When I see the words ‘Scotsman’, ‘Savanta’ and ‘poll’ together, I think ‘NO.’
Today, the Scotsman has the first poll in seven or more with a NO lead. It’s the first from them since the end of September, when they had a 1% lead for NO among a series of such results. They haven’t had a YES lead in 2022.
In January 2022, we could write:
Looking at the polls going back to the beginning of 2021, Savanta Com Res often with the Scotsman stand out.
They report 1 Yes win, 9 No wins and 2 ties after the Ipsos MORI 9% win for Yes in November.
No other pollster is so good at finding NO wins.
In the same period, Panelbase had 4 Yes and 6 NO. Ipsos MORI had 3 Yes, 0 No and 1 Tie.

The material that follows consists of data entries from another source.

template <int OP>
static int xt_tile_sums(const double *vS, double *out, int vpos)
{
    Engine &e = eng(); hipStream_t st = e.stream; const XTState &X = g_xt;
    if (X.item_n > 0)
        hipLaunchKernelGGL((k_xt_tiles_only<OP>), dim3((X.item_n + 3) / 4), dim3(XT_NT), 0, st, X.item_n, (const XItem *)g_xb.items + X.item_lo,
                           (const XTile *)g_xb.tiles, (int)X.sub_base, (const double *)g_xb.tval, vS, X.nW, X.ns_pad, g_xb.rowpart, g_xb.colpart, vpos);
    hipLaunchKernelGGL((k_xt_rows<1>), dim3(std::max(X.nK, 1)), dim3(XT_NT), 0, st, X.ns, X.nK, X.nW, X.ns_pad, (const int2 *)g_xb.wrange,
                       (const int *)g_xb.nitem_w, (const double *)g_xb.rowpart, (const double *)g_xb.colpart, (const int *)nullptr,
                       (const double *)nullptr, (const double *)nullptr, (double *)nullptr, (double *)nullptr, (const XCtrl *)nullptr, out,
                       0, (const int *)nullptr, 0, (const double *)nullptr, X.w_lo, X.w_hi);
    KCHK();
    if (comm_attached()) {
        int rc = comm_allreduce_sum_f64(out, (size_t)X.ns); if (rc) return rc;
        rc = comm_bcast0_f64(out, (size_t)X.ns); if (rc) return rc;
    }
    return 0;
}

int xt_tile_sums_mv(const double *vS, double *out) { return xt_tile_sums<0>(vS, out, 1); }

static int xt_build_items(int nK, int nW, int kc, int ntiles, long long nsub_total, const int *toff, const XTile *tiles, int nranks, int me,
                          int slot_nitemw, int slot_items, int slot_split, XShare *out, int rec_shift = 0)
{
    Engine &e = eng(); hipStream_t st = e.stream;
    if (nranks > XT_MAXRANKS) return dkmc_fail(46, "update_power: more ranks than XT_MAXRANKS", __FILE__, __LINE__);
    int *nitem_w = (int *)scratch(slot_nitemw, (size_t)(nW + 4) * 4 * 3);
    XSplit *sp = (XSplit *)scratch(slot_split, sizeof(XSplit));
    if (!nitem_w || !sp) return e.err_code;
    int *ioff = nitem_w + nW + 2;
    XSplit h{};
    out->nitem_w = nitem_w; out->items = nullptr; out->nitems = 0; out->maxchunk = 1; out->rec_shift = rec_shift;
    out->item_lo = 0; out->item_n = 0; out->tile_lo = 0; out->tile_n = 0; out->sub_base = 0; out->sub_n = 0; out->w_lo = 0; out->w_hi = 0;
    if (ntiles <= 0) { HIPCHK(hipMemsetAsync(nitem_w, 0, (size_t)(nW + 4) * 4 * 3, st)); return 0; }
    hipLaunchKernelGGL(k_xt_split, dim3(1), dim3(XT_MAXRANKS + 1), 0, st, ntiles, nsub_total, tiles, nranks, sp);
    hipLaunchKernelGGL((k_xt_items<0>), dim3((nW + 255) / 256), dim3(256), 0, st, nK, nW, kc, ntiles, toff, (const int *)nullptr, tiles, sp, nitem_w, (XItem *)nullptr, rec_shift);
    int rc = dkmc_exclusive_scan_i32(nitem_w, ioff, nW, ioff + nW); if (rc) return rc;
    XItem *items = (XItem *)scratch(slot_items, (size_t)(ntiles + 4 * (size_t)(nW + nranks) + 4) * sizeof(XItem));
    if (!items) return e.err_code;
    hipLaunchKernelGGL((k_xt_items<1>), dim3((nW + 255) / 256), dim3(256), 0, st, nK, nW, kc, ntiles, toff, (const int *)ioff, tiles, sp, nitem_w, items, rec_shift);
    hipLaunchKernelGGL(k_xt_rank_items, dim3(1), dim3(XT_MAXRANKS + 1), 0, st, (const int *)(ioff + nW), ntiles, nsub_total, (const XItem *)items, tiles, sp);
    HIPCHK(hipMemcpyAsync(&h, sp, sizeof(XSplit), hipMemcpyDeviceToHost, st));
    HIPCHK(hipStreamSynchronize(st));
    const int nitems = h.nitems;
    out->items = items; out->nitems = nitems; out->maxchunk = std::max(1, h.max_items_per_strip);
    out->item_lo = h.item_lo[me]; out->item_n = h.item_lo[me + 1] - h.item_lo[me];
    out->tile_lo = h.tb[me]; out->tile_n = h.tb[me + 1] - h.tb[me];
    out->sub_base = h.soff[me]; out->sub_n = h.soff[me + 1] - h.soff[me];
    out->w_lo = h.w_first[me]; out->w_hi = out->tile_n > 0 ? h.w_last[me + 1] + 1 : out->w_lo;
    return 0;
}

#include "xt_live.h"
#include "xt_static.h"

static SideStream g_side;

What’s going on? Sampling biases?
And in September 2021:
There have been 47 Scottish independence polls by major pollsters in 2021. 22 have given a No majority, 5 have been tied and 20 have given a Yes majority.
Savanta ComRes, who only appeared for the first time in August 2020, have done 12 of them with 10 returning a No majority, 1 tied and only 1 with a Yes majority, in January. That’s a very negative set compared to Opinium with 2 Yes and 1 tied or Panelbase with 4 Yes and 3 No, or Ipsos MORI with 2 Yes and 1 No.
Savanta ComRes has attracted concerned comment before. On March 7th, I posted:
James Kelly, the thinking man’s James Kelly, has posted these comments on the Savanta Com Res poll for the Scotsman which purports to show a clear lead for NO, for the first time in more than a year:
“these figures are not weighted for voter turnout, with further polling expected this week to show a clearer impact of the inquiry on Scottish independence voting intention..these figures on Scottish independence are not directly comparable with previous polls on the subject, due to this and the nature of the poll.”
In other words this is not a standard poll, and we have absolutely no idea whether a poll conducted in the normal way would show a Yes lead or a No lead. Which begs the obvious question: why on earth has this poll been published?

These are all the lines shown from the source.